Corelab Seminar

Panagiotis Cheilaris (Ben Gurion University)
The potential to improve the choice

Given a hypergraph H=(V,E), a vertex coloring C:V->IN is said to be unique-maximum (um for short) if for every hyperedge S in E, the maximum color occurring in S, i.e. max{C(v)|v in S}, occurs in exactly one vertex of S. Um-coloring has several applications, e.g., in frequency assignment in cellular networks.

We study the list version of um-coloring. Given is a hypergraph H=(V,E) and a family L of |V| lists of colors, where each vertex in V is associated with a list. We denote the list associated with v by L(v). We say that hypergraph H admits a um-coloring from family L if there exists a um-coloring C such that C(v) in L(v). Intuitively, v can only be colored with colors from its list L(v). The minimum integer x such that "for any family L with |L(v)| >= x for every v in V, H admits a um-coloring from L" is called the um-choice number of H and is denoted by chum(H).

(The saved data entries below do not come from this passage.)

# lasgroup/safe-adaptation-gym

Hardware: NVIDIA B200
Metric: env_steps_per_sec_point_go_to_goal (higher is better)
Workload: dtype f64

## Files before the change

include/sag_b200.h:

```cpp
#ifndef SAG_B200_H
#define SAG_B200_H
#include <stddef.h>
#include <stdint.h>

#ifdef __cplusplus
extern "C" {
#endif

#define SAG_ABI_VERSION 3
#define SAG_LIDAR_BINS 16
#define SAG_OBS_POINT 60
#define SAG_OBS_CAR 72
#define SAG_MAX_SLOTS 32
#define SAG_MAX_GREMLINS 4

enum { SAG_ROBOT_POINT = 0, SAG_ROBOT_CAR = 1 };
enum {
  SAG_T_CATCH_GOAL = 0, SAG_T_COLLECT, SAG_T_DRIBBLE_BALL, SAG_T_GO_TO_GOAL, SAG_T_GO_TO_GOAL_DAMPING,
  SAG_T_GO_TO_GOAL_MOTOR, SAG_T_GO_TO_GOAL_SCARCE, SAG_T_HAUL_BOX, SAG_T_PRESS_BUTTONS,
  SAG_T_PRESS_BUTTONS_SCARCE, SAG_T_PUSH_BOX, SAG_T_PUSH_BOX_SCARCE, SAG_T_ROLL_ROD, SAG_T_UNSUPERVISED,
  SAG_NUM_TASKS
};
enum { SAG_FLAG_PHYSICS_ERROR = 1, SAG_FLAG_RESAMPLE_FAILED = 2, SAG_FLAG_NEEDS_RESET = 4 };
enum { SAG_ERR_BAD_TASK_ID = 8 };

typedef struct SagConfig {
  int32_t n_envs;
  int32_t robot;
  uint64_t seed;
  uint32_t env_id_base;
  int32_t max_episode_steps;
  int32_t max_layout_draws;
  int32_t random_bound;
  double placements_margin, robot_keepout;
  double hazards_size, vases_size, pillars_size, gremlins_size;
  double hazards_keepout, gremlins_keepout, vases_keepout, pillars_keepout;
  double gremlins_travel, robot_ctrl_range_scale, action_noise, max_bound;
  int32_t num_gremlins;
  int32_t reserved_;
} SagConfig;

enum {
  SAG_F_ROBOT = 0,
  SAG_F_OBJECTS = 1,
  SAG_F_TASK_F64 = 2,
  SAG_F_TASK_I32 = 3,
  SAG_F_FLAGS = 4,
  SAG_F_ROBOT_EXT = 5,
  SAG_F_GREMLINS = 6,
  SAG_NUM_FIELDS
};

const char* sag_last_error(void);
int sag_abi_version(void);
void sag_default_config(SagConfig* cfg);

int sag_create(const SagConfig* cfg, int device, void** handle);
int sag_destroy(void* handle);
int sag_stride(void* handle);
int sag_obs_dim(void* handle);
size_t sag_field_bytes(void* handle, int field);
unsigned long long sag_launch_count(void* handle);
int sag_debug_read(void* handle, unsigned long long* out18_host);

int sag_set_tasks(void* handle, const int32_t* task_ids_dev, void* stream);
int sag_set_tasks_host(void* handle, const int32_t* task_ids_host);
int sag_bound_host(void* handle, double* bound_host);
int sag_error_flags(void* handle, int clear);

int sag_seed(void* handle, uint64_t seed);

int sag_reset(void* handle, const uint8_t* mask_dev, int only_flagged, int new_task, void* stream);
int sag_reset_obs(void* handle, const uint8_t* mask_dev, int only_flagged, int new_task, float* obs_dev, uint8_t* was_reset_dev,
                  void* stream);
int sag_reset_host(void* handle, const uint8_t* mask_host, int only_flagged, int new_task, float* obs_host);

int sag_step(void* handle, const float* act, float* obs, double* reward, double* reward2, uint8_t* cost, uint8_t* done,
// ... 28 lines not shown
```

safe_adaptation_gym_b200/_abi.py:

```python
import ctypes as C
import os

_HERE = os.path.dirname(os.path.abspath(__file__))
LIB_PATH = os.environ.get("SAG_B200_LIB") or os.path.join(_HERE, "csrc", "libsag_b200.so")

NUM_TASKS = 14
MAX_SLOTS = 32
MAX_GREMLINS = 4
F_ROBOT, F_OBJECTS, F_TASK_F64, F_TASK_I32, F_FLAGS, F_ROBOT_EXT, F_GREMLINS = range(7)
FLAG_PHYSICS_ERROR, FLAG_RESAMPLE_FAILED, FLAG_NEEDS_RESET, ERR_BAD_TASK_ID = 1, 2, 4, 8


class SagConfig(C.Structure):
    _fields_ = [
        ("n_envs", C.c_int32), ("robot", C.c_int32), ("seed", C.c_uint64), ("env_id_base", C.c_uint32),
        ("max_episode_steps", C.c_int32), ("max_layout_draws", C.c_int32), ("random_bound", C.c_int32),
        ("placements_margin", C.c_double), ("robot_keepout", C.c_double),
        ("hazards_size", C.c_double), ("vases_size", C.c_double), ("pillars_size", C.c_double), ("gremlins_size", C.c_double),
        ("hazards_keepout", C.c_double), ("gremlins_keepout", C.c_double), ("vases_keepout", C.c_double),
        ("pillars_keepout", C.c_double),
        ("gremlins_travel", C.c_double), ("robot_ctrl_range_scale", C.c_double), ("action_noise", C.c_double),
        ("max_bound", C.c_double),
        ("num_gremlins", C.c_int32), ("reserved_", C.c_int32),
    ]


class SagError(RuntimeError):
    pass


class SagLib:

    SYMBOLS = [
        "sag_last_error", "sag_abi_version", "sag_default_config", "sag_create", "sag_destroy", "sag_stride",
        "sag_obs_dim", "sag_field_bytes", "sag_launch_count", "sag_debug_read", "sag_set_tasks", "sag_set_tasks_host", "sag_bound_host",
        "sag_error_flags", "sag_reset_obs", "sag_reset_host", "sag_seed", "sag_reset", "sag_step", "sag_observe",
        "sag_step_host", "sag_observe_host", "sag_host_alloc", "sag_host_alloc_outputs", "sag_probe_d2h", "sag_host_free", "sag_rollout", "sag_read_field",
        "sag_write_field", "sag_task_stats", "sag_lidar", "sag_cost", "sag_export_outputs",
    ]

    def __init__(self, path, host_api=True):
        if not os.path.exists(path):
            raise SagError(
                f"{path} not found: build the CUDA extension first (python -c 'import __graft_entry__ as g; g.build()'). "
                "There is no CPU fallback.")
        self.path = path
        L = self.L = C.CDLL(path)
        vp, i32, u8p, fp, dp = C.c_void_p, C.c_int, C.c_void_p, C.c_void_p, C.c_void_p
        L.sag_last_error.restype = C.c_char_p
        L.sag_abi_version.restype = C.c_int
        L.sag_default_config.argtypes = [C.POINTER(SagConfig)]
        L.sag_create.argtypes = [C.POINTER(SagConfig), i32, C.POINTER(vp)]
        L.sag_destroy.argtypes = [vp]
        L.sag_stride.argtypes = [vp]
        L.sag_obs_dim.argtypes = [vp]
        L.sag_debug_read.argtypes = [vp, vp]
        L.sag_launch_count.restype = C.c_ulonglong
        L.sag_launch_count.argtypes = [vp]
        L.sag_field_bytes.restype = C.c_size_t
        L.sag_field_bytes.argtypes = [vp, i32]
        L.sag_set_tasks.argtypes = [vp, vp, vp]
        L.sag_seed.argtypes = [vp, C.c_uint64]
        L.sag_error_flags.argtypes = [vp, i32]
# ... 42 lines not shown
```

safe_adaptation_gym_b200/csrc/sag_core.cuh:

```cuda
#pragma once
#include <math.h>
#include <stdint.h>

#include "../../include/sag_detmath.h"

#if defined(__CUDACC__)
#define SAG_DEV_CONST __device__
#define SAG_HD __host__ __device__ __forceinline__
#define SAG_HD_NOINLINE __host__ __device__ __noinline__
#else
#define SAG_DEV_CONST
#define SAG_HD inline
#define SAG_HD_NOINLINE
#endif

#if defined(SAG_PROFILE) && !defined(__CUDACC__)
extern long* sag_prof_ptr;
#define SAG_PROF(e, i, n) do { if (sag_prof_ptr) sag_prof_ptr[(size_t)(e) * 16 + (i)] += (n); } while (0)
#define SAG_PROF_MAX(e, i, n) do { if (sag_prof_ptr && sag_prof_ptr[(size_t)(e) * 16 + (i)] < (n)) sag_prof_ptr[(size_t)(e) * 16 + (i)] = (n); } while (0)
#else
#define SAG_PROF(e, i, n) do { } while (0)
#define SAG_PROF_MAX(e, i, n) do { } while (0)
#endif

// ... 95 lines not shown

struct Dev;
SAG_HD TaskSpec spec_for(const Dev& D, int t, bool gremlins);

struct Slots {
  int h0, v0, g0, p0, t0, n;
  int goal, box, btn0, nbtn;
};
SAG_HD Slots make_slots(const TaskSpec& s) {
  Slots L;
  L.h0 = 0; L.v0 = s.nh; L.g0 = L.v0 + s.nv; L.p0 = L.g0 + s.ng; L.t0 = L.p0 + s.np;
  L.goal = L.box = L.btn0 = -1; L.nbtn = 0;
  if (s.kind == 0) { L.goal = L.t0; L.n = L.t0 + 1; }
  else if (s.kind == 1) { L.btn0 = L.t0; L.nbtn = s.nbuttons; L.n = L.t0 + s.nbuttons; }
  else { L.goal = L.t0; L.box = L.t0 + 1; L.n = L.t0 + 2; }
  return L;
}
SAG_HD int slot_kind(const TaskSpec& s, const Slots& L, int k) {
  if (k < L.v0) return K_HAZARD;
  if (k < L.g0) return K_VASE;
  if (k < L.p0) return K_GREMLIN;
  if (k < L.t0) return K_PILLAR;
  if (k == L.goal) return K_GOAL;
  if (k == L.box) return s.box_kind;
  return K_BUTTON;
}

struct Dev {
  int n, stride, nslots, robot;
  double action_noise, placements_margin, robot_keepout;
  double hazards_size, vases_size, pillars_size, gremlins_size;
  double k_hazard, k_vase, k_gremlin, k_pillar;
  double max_bound, ctrl_range_scale;
  int random_bound;
  unsigned long long seed;
  unsigned gid_base;
  int max_layout_draws, max_episode_steps;
  int num_gremlins;
  double gremlins_travel;
  double *rx, *ry, *ryaw, *rvx, *rvy, *rw;
  double *ctrl0, *ctrl1;
  double *cscale0, *cscale1, *bound;
  double* rext;
  double* grem;
  double *ox, *oy, *oyaw, *ovx, *ovy, *ow;
  int* task;
  double *last0, *last1;
  int *gbtn, *bstate, *btimer, *amask;
  double *cgcur, *cgnext, *cgox, *cgoy;
  int* cgtimer;
  int* movmask;
  int *worklist, *counts;
  int* counts_next;
  unsigned long long* dbg;
  int* errflags;
  double *time, *clear;
  unsigned *ctr, *episode;
  int* nstep;
  double *epret, *epcost;
  unsigned char* flags;
};

SAG_HD TaskSpec spec_for(const Dev& D, int t, bool gremlins) { TaskSpec s = task_spec(t); if (gremlins) s.ng = D.num_gremlins; return s; }
SAG_HD size_t oidx(const Dev& D, int slot, int e) { return (size_t)slot * D.stride + e; }

struct ObjView { double *x, *y, *yaw, *vx, *vy, *w; int stride; };
SAG_HD ObjView global_objects(const Dev& D, int e) {
  ObjView O = {D.ox + e, D.oy + e, D.oyaw + e, D.ovx + e, D.ovy + e, D.ow + e, D.stride};
  return O;
}

SAG_HD void philox4x32_10(uint32_t c0, uint32_t c1, uint32_t c2, uint32_t c3, uint32_t k0, uint32_t k1, uint32_t* out) {
#pragma unroll
  for (int r = 0; r < 10; ++r) {
    uint64_t p0 = (uint64_t)0xD2511F53u * c0, p1 = (uint64_t)0xCD9E8D57u * c2;
    uint32_t n0 = (uint32_t)(p1 >> 32) ^ c1 ^ k0, n1 = (uint32_t)p1;
    uint32_t n2 = (uint32_t)(p0 >> 32) ^ c3 ^ k1, n3 = (uint32_t)p0;
    c0 = n0; c1 = n1; c2 = n2; c3 = n3;
    k0 += 0x9E3779B9u; k1 += 0xBB67AE85u;
  }
  out[0] = c0; out[1] = c1; out[2] = c2; out[3] = c3;
}
struct Rng {
  uint64_t seed;
  uint32_t gid, episode;
  SAG_HD void pair(uint32_t stream, uint32_t ctr, double& u1, double& u2) const {
    uint32_t r[4];
    philox4x32_10(ctr, episode, gid, stream, (uint32_t)seed, (uint32_t)(seed >> 32), r);
    u1 = ((double)(r[0] >> 5) * 67108864.0 + (double)(r[1] >> 6)) * (1.0 / 9007199254740992.0);
    u2 = ((double)(r[2] >> 5) * 67108864.0 + (double)(r[3] >> 6)) * (1.0 / 9007199254740992.0);
  }
};

struct Geom { int is_box; double cx, cy, c, s, hx, hy, r; };
struct Hit { double nx, ny, px, py, dist; };

SAG_HD int hit_circle_circle(const Geom& A, const Geom& B, Hit* o) {
  double dx = B.cx - A.cx, dy = B.cy - A.cy;
  double len = sqrt(dx * dx + dy * dy);
  double dist = len - A.r - B.r;
  if (dist > 0.0) return 0;
  double nx = 1.0, ny = 0.0;
  if (len > 1e-14) { nx = dx / len; ny = dy / len; }
  o->nx = nx; o->ny = ny;
  o->px = A.cx + nx * (A.r + 0.5 * dist);
  o->py = A.cy + ny * (A.r + 0.5 * dist);
// ... 2379 lines not shown
```

safe_adaptation_gym_b200/csrc/sag_kernels.cu:

```cuda
#include <cuda_runtime.h>
#include <stdio.h>
#include <stdlib.h>
#include <string.h>
#include <time.h>

#include <new>

#include "../../include/sag_b200.h"
#include "sag_core.cuh"
#include "sag_layout.h"

using namespace sag;

namespace {

constexpr int kBS = 128;
constexpr int kTileStride = kBS + 1;
template <class RB>
struct TileCfg {
  static constexpr int kObs = RB::kObsDim;
  static constexpr size_t kTileBytes = (sizeof(float) * kObs * kTileStride + 15) / 16 * 16;
  static constexpr size_t kSmemBytes = kTileBytes + sizeof(Scratch) * (kBS / 32);
};

thread_local char g_err[512] = "";
void* g_packed_blocks[64];
bool is_packed_block(const void* p) {
  for (int k = 0; k < 64; ++k) if (g_packed_blocks[k] == p && p) return true;
  return false;
}

int fail(const char* what, cudaError_t ce = cudaSuccess) {
  if (ce != cudaSuccess) snprintf(g_err, sizeof(g_err), "%s: %s", what, cudaGetErrorString(ce));
  else snprintf(g_err, sizeof(g_err), "%s", what);
  return 1;
}
#define CK(call)                                   \
  do {                                             \
    cudaError_t ce_ = (call);                      \
    if (ce_ != cudaSuccess) return fail(#call, ce_); \
  } while (0)

struct DevGuard {
  int prev, want;
  explicit DevGuard(int d) : prev(-1), want(d) { if (cudaGetDevice(&prev) != cudaSuccess) prev = -1; if (prev != d) cudaSetDevice(d); }
  ~DevGuard() { if (prev >= 0 && prev != want) cudaSetDevice(prev); }
};

struct Handle {
  Dev D;
  int device;
  void* slab;
  size_t slab_bytes;
  void* field_ptr[SAG_NUM_FIELDS];
  size_t field_bytes[SAG_NUM_FIELDS];
  double *sret, *scost, *sn;
  double* stats_acc;
  int* err_h;
  int32_t* ids_d;
  uint8_t* mask_d;
  float* act_d;
  float* obs_d;
  double* rew_d;
  uint8_t *cost_d, *done_d;
  cudaStream_t own_stream;
  cudaStream_t copy_stream;
  cudaEvent_t ev_free, ev_copied;
  unsigned long long launches;
  int busy_grid;
};

template <int kObs>
__device__ __forceinline__ void write_tile(const float* tile, float* out, int e0, int n) {
  int cnt = min(kBS, n - e0) * kObs;
  float* dst = out + (size_t)e0 * kObs;
  for (int i = threadIdx.x; i < cnt; i += kBS) {
    int t = i / kObs, k = i - t * kObs;
    dst[i] = tile[k * kTileStride + t];
  }
}

template <int kObs>
__device__ __forceinline__ void write_tile4(const float* tile, float* out, int e0, int n) {
  static_assert(kObs % 4 == 0, "observation rows are written as float4");
  constexpr int kQ = kObs / 4;
  const int cnt = min(kBS, n - e0) * kQ;
  float4* dst = reinterpret_cast<float4*>(out + (size_t)e0 * kObs);
  for (int j = threadIdx.x; j < cnt; j += kBS) {
    const int t = j / kQ, q = j - t * kQ;
    const float* src = tile + (4 * q) * kTileStride + t;
    dst[j] = make_float4(src[0], src[kTileStride], src[2 * kTileStride], src[3 * kTileStride]);
  }
}

template <int kObs>
__device__ __forceinline__ void write_rows(const float* tile, int tstride, float* out, int e) {
  const int lane = threadIdx.x & 31;
#pragma unroll 4
  for (int r = 0; r < 32; ++r) {
    const int er = __shfl_sync(0xffffffffu, e, r);
    if (er < 0) continue;
    float* dst = out + (size_t)er * kObs;
    const float* src = tile + r;
    for (int k = lane; k < kObs; k += 32) dst[k] = src[k * tstride];
  }
}



template <class RB>
__global__ void __launch_bounds__(kBS, RB::kKind == 1 ? 2 : 4) k_step_free(Dev D, const float* __restrict__ act, float* __restrict__ obs,
                                                    double* __restrict__ reward, double* __restrict__ reward2,
                                                    uint8_t* __restrict__ cost, uint8_t* __restrict__ done) {
  constexpr int kObs = RB::kObsDim;
  extern __shared__ __align__(16) unsigned char smem_raw[];
  float* tile = reinterpret_cast<float*>(smem_raw);
  const int e = blockIdx.x * kBS + threadIdx.x;
  const int lane = threadIdx.x & 31;
  if (blockIdx.x == 0 && threadIdx.x < 4) D.counts_next[threadIdx.x] = 0;
  bool run = false, pretest = false;
  if (e < D.n) {
    RB R;
    load_robot(D, e, task_spec(D.task[e]), R);
    const unsigned char fl = D.flags[e];
    run = !(fl & F_PHYS_ERROR) && D.movmask[e] == 0 && D.num_gremlins == 0;
    pretest = !env_is_quiet(D.clear[e], R);
  }
  bool bail = false;
  if (run) {
    float2 a = reinterpret_cast<const float2*>(act)[e];
    double rew[2];
    unsigned char c, d;
    bail = env_step<kStepNear, RB>(0u, nullptr, D, e, a.x, a.y, tile + threadIdx.x, kTileStride, rew, &c, &d, pretest) != 0;
    if (!bail) {
      reward[e] = rew[0];
      if (reward2) { reward2[2 * e] = rew[0]; reward2[2 * e + 1] = rew[1]; }
      cost[e] = c;
      done[e] = d;
    }
  }
  const bool busy = e < D.n && (!run || bail);
  const unsigned m = __ballot_sync(0xffffffffu, busy);
  if (m) {
    int base = 0;
    if (lane == 0) base = atomicAdd(&D.counts[0], __popc(m));
    base = __shfl_sync(0xffffffffu, base, 0);
    if (busy) D.worklist[base + __popc(m & ((1u << lane) - 1u))] = e;
  }
  __syncthreads();
  write_tile4<kObs>(tile, obs, blockIdx.x * kBS, D.n);
}

constexpr int kCoopWarps = 16;
template <class RB>
struct CoopCfg {
  static constexpr int kObs = RB::kObsDim;
  static constexpr size_t kTileBytes = (sizeof(float) * kObs + 15) / 16 * 16;
  static constexpr size_t kPerWarp = kTileBytes + (sizeof(Scratch) + 15) / 16 * 16;
  static constexpr size_t kSmemBytes = kPerWarp * kCoopWarps;
};

template <class RB>
__global__ void __launch_bounds__(32 * kCoopWarps, 1) k_step_coop(const __grid_constant__ Dev D, const float* __restrict__ act,
                                                              float* __restrict__ obs, double* __restrict__ reward,
                                                              double* __restrict__ reward2, uint8_t* __restrict__ cost,
                                                              uint8_t* __restrict__ done) {
  extern __shared__ __align__(16) unsigned char smem_raw[];
  const int warp = threadIdx.x >> 5, lane = threadIdx.x & 31;
  unsigned char* mine = smem_raw + (size_t)warp * CoopCfg<RB>::kPerWarp;
  float* tile = reinterpret_cast<float*>(mine);
  Scratch* big = reinterpret_cast<Scratch*>(mine + CoopCfg<RB>::kTileBytes);
  cudaGridDependencySynchronize();
  const int count = D.counts[0];
  const int per_round = gridDim.x * kCoopWarps;
  for (int base = 0; base < count; base += per_round) {
    const int i = base + (warp * gridDim.x + blockIdx.x);
    if (i >= count) { coop_idle_step<RB>(); continue; }
    const int e = D.worklist[i];
#if defined(SAG_TIMING)
    if (lane == 0) { atomicAdd(&D.dbg[15], 1ull); big->tsum[0] = big->tsum[1] = big->tsum[2] = 0ull; }
    __syncwarp();
    long long clk_ = clock64();
#endif
    float2 a = reinterpret_cast<const float2*>(act)[e];
    double rew[2];
    unsigned char c, d;
    env_step<kStepCoop, RB>(0xffffffffu, big, D, e, a.x, a.y, tile, 1, rew, &c, &d);
#if defined(SAG_TIMING)
    if (lane == 0) {
      const unsigned long long tot = (unsigned long long)(clock64() - clk_);
      atomicAdd(&D.dbg[14], tot);
      const unsigned long long key = (tot << 40) | ((big->tsum[2] >> 10) << 20) | (big->tsum[0] >> 10);
      atomicMax(&D.dbg[16], key);
      atomicMax(&D.dbg[17], (tot << 40) | (big->tsum[1] >> 10));
    }
#endif
    __syncwarp();
    if (lane == 0) {
      reward[e] = rew[0];
      if (reward2) { reward2[2 * e] = rew[0]; reward2[2 * e + 1] = rew[1]; }
      cost[e] = c;
      done[e] = d;
    }
    float* dst = obs + (size_t)e * CoopCfg<RB>::kObs;
    for (int k = lane; k < CoopCfg<RB>::kObs; k += 32) dst[k] = tile[k];
    __syncwarp();
  }
}
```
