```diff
@@ -161,17 +204,18 @@
 template <class SH, bool KFUSED, bool P1BOT, bool P2BOT, bool DENSE, bool MASKED>
 __global__ void __launch_bounds__(SH::kThreads, SH::kMinBlocks) step_kernel(const Params p) {
     constexpr bool kRng = P1BOT || P2BOT;
-    constexpr int kPlanes = kRng ? 4 : 3;
+    constexpr int kPlanes = staged_planes<P1BOT, P2BOT>();
     constexpr int kGroupThreads = SH::kGroupThreads, kGroups = SH::kGroups, kStages = SH::kStages;
     extern __shared__ __align__(128) unsigned char smem_raw[];
     StepSmem<SH, kPlanes> &S = *reinterpret_cast<StepSmem<SH, kPlanes> *>(smem_raw);
     const Tables &T = S.T;
+    const VelLut vel = { S.vel_dec, S.vel_enc };
     const int lane = threadIdx.x & 31;
     const int g = threadIdx.x / kGroupThreads, lt = threadIdx.x % kGroupThreads;
     const int num_chunks = (p.n + kGroupThreads - 1) / kGroupThreads;
     const int full_chunks = p.n / kGroupThreads;
     const int first = blockIdx.x * kGroups + g, stride = gridDim.x * kGroups;
-    const uint4 *const planes[4] = { p.pl_f1, p.pl_f2, p.pl_env, p.pl_rng };
+    const uint4 *const planes[4] = { p.pl_hot_f, p.pl_hot_e, P1BOT ? p.pl_p1bot : p.pl_rng, p.pl_rng };
     auto issue = [&](int chunk, int s) {
         mbar_expect_tx(&S.full_bar[g][s], (uint32_t)(kPlanes * kGroupThreads * sizeof(uint4)));
 #pragma unroll
@@ -186,6 +230,7 @@
     }
     if (FG_PDL && p.pdl) {
         load_tables(&S.T, p.tables);
+        build_vel_lut(S.vel_dec, S.vel_enc);
         if (threadIdx.x < FG_STAT_COUNT) S.stats[threadIdx.x] = 0ull;
         asm volatile("griddepcontrol.launch_dependents;" ::: "memory");
         asm volatile("griddepcontrol.wait;" ::: "memory");
@@ -198,6 +243,7 @@
     }
     if (!(FG_PDL && p.pdl)) {
         load_tables(&S.T, p.tables);
+        build_vel_lut(S.vel_dec, S.vel_enc);
         if (threadIdx.x < FG_STAT_COUNT) S.stats[threadIdx.x] = 0ull;
     }
     __syncthreads();
@@ -235,14 +281,23 @@
         uint32_t in1 = 0u, in2 = 0u;
         if (staged) {
             mbar_wait(&S.full_bar[g][s], (k / kStages) & 1);
-            const uint4 a = S.stage[g][s][0][lt], b = S.stage[g][s][1][lt], cc = S.stage[g][s][2][lt];
-            e.pos1 = u2f(a.x); e.vel1 = u2f(a.y); e.pk1 = a.z; e.hist1 = a.w;
-            e.pos2 = u2f(b.x); e.vel2 = u2f(b.y); e.pk2 = b.z; e.hist2 = b.w;
-            e.frame = (int32_t)cc.x; e.misc = cc.y; e.bq2 = cc.z; e.bq1 = cc.w;
-            if (kRng) { const uint4 r = S.stage[g][s][kPlanes - 1][lt]; e.r0 = r.x; e.r1 = r.y; e.r2 = r.z; e.r3 = r.w; }
-            e.drew = false;
+            const uint4 hf = S.stage[g][s][0][lt], he = S.stage[g][s][1][lt];
+            const uint4 hp = P1BOT ? S.stage[g][s][2][lt] : make_uint4(0u, 0u, 0u, 0u);
+            if (kRng && FG_RNG_MODE == 2) {
+                const uint4 r = S.stage[g][s][kPlanes - 1][lt];
+                e.r0 = r.x; e.r1 = r.y; e.r2 = r.z; e.r3 = r.w;
+            }
             __syncwarp();
             if (lane == 0) mbar_arrive(&S.empty_bar[g][s]);
+            if (kRng && FG_RNG_MODE != 2) {
+                e.r0 = 0u; e.r1 = 0u; e.r2 = 0u; e.r3 = 0u;
+                if (valid && (FG_RNG_MODE == 1 || (KFUSED && p.skip_unactionable)
+                              || fg_rng_may_draw(he, hp.x, P1BOT, P2BOT, (uint32_t)(KFUSED ? p.frame_skip : 1), p.autoreset != 0))) {
+                    const uint4 r = p.pl_rng[i];
+                    e.r0 = r.x; e.r1 = r.y; e.r2 = r.z; e.r3 = r.w;
+                }
+            }
+            env_from_planes<P1BOT>(hf, he, hp, e, vel);
         } else if (valid) {
             load_env<kRng>(p, i, e);
         }
@@ -250,7 +305,7 @@
             if ((e.misc >> FGM_DONE_SHIFT) & 1u) {
                 if (p.autoreset) {
                     reset_env<P1BOT, P2BOT>(T, e, p.stale_intro != 0);
-                    store_env<kRng>(p, i, e);
+                    store_env<kRng>(p, i, e, vel);
                     write_outputs(p, i, e, 0.0f, false);
                     acc.s += 0x10000u;
                 } else {
@@ -291,7 +346,9 @@
             }
         }
         if (run) {
-            store_env<kRng>(p, i, e);
+            store_hot(p, i, e, vel);
+            if (P1BOT || !staged) store_p1bot(p, i, e);
+            store_rng<kRng>(p, i, e);
             write_outputs(p, i, e, (float)reward, terminal);
         }
         frames_since_flush += (uint32_t)K;
@@ -333,7 +390,7 @@
 
 template <class SH, bool KF, bool B1, bool B2, bool D, bool M>
 cudaError_t launch_step_shape(int sm_count, cudaStream_t s, const Params &p) {
-    constexpr int kPlanes = (B1 || B2) ? 4 : 3;
+    constexpr int kPlanes = staged_planes<B1, B2>();
     constexpr size_t bytes = sizeof(StepSmem<SH, kPlanes>);
     static DeviceOnceFlags configured;
     if (cudaError_t e = configure_once_per_device(configured, [] {
diff --git a/footsies_gym_b200/env.py b/footsies_gym_b200/env.py
--- a/footsies_gym_b200/env.py
+++ b/footsies_gym_b200/env.py
@@ -175,7 +175,7 @@
         self._handle = h
         cfg2 = self._config()
         self._bind()
-        self.algorithmic_bytes_per_env_step = int(self._lib.fg_algorithmic_bytes_per_env_step(C.byref(cfg2)))
+        self.algorithmic_bytes_per_env_step = int(self._lib.fg_streamed_bytes_per_env_step(C.byref(cfg2)))
 
     def _bind(self):
         b = _capi.FgBuffers()
diff --git a/include/footsies_b200.h b/include/footsies_b200.h
--- a/include/footsies_b200.h
+++ b/include/footsies_b200.h
@@ -93,6 +93,7 @@
 int32_t fg_abi_version(void);
 const char *fg_last_error(void);
 int32_t fg_algorithmic_bytes_per_env_step(const fg_config *cfg);
+int32_t fg_streamed_bytes_per_env_step(const fg_config *cfg);
 
 int32_t fg_create(const fg_config *cfg, fg_handle **out);
 void fg_destroy(fg_handle *h);
```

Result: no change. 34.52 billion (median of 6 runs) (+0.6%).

We prove that if a hypergraph H with n vertices is hereditarily k-colorable (in the classic non-monochromatic sense), where k is a constant, then chum(H) = O(logn) and this bound is asymptotically tight. The proof is constructive and uses a suitable potential function for constructing a um-coloring and analyzing the size of lists needed. As a corollary, we get algorithms for um-coloring hypergraphs induced by geometric shapes, given lists of logarithmic size.

Joint work with Shakhar Smorodinsky and Marek Sulovský.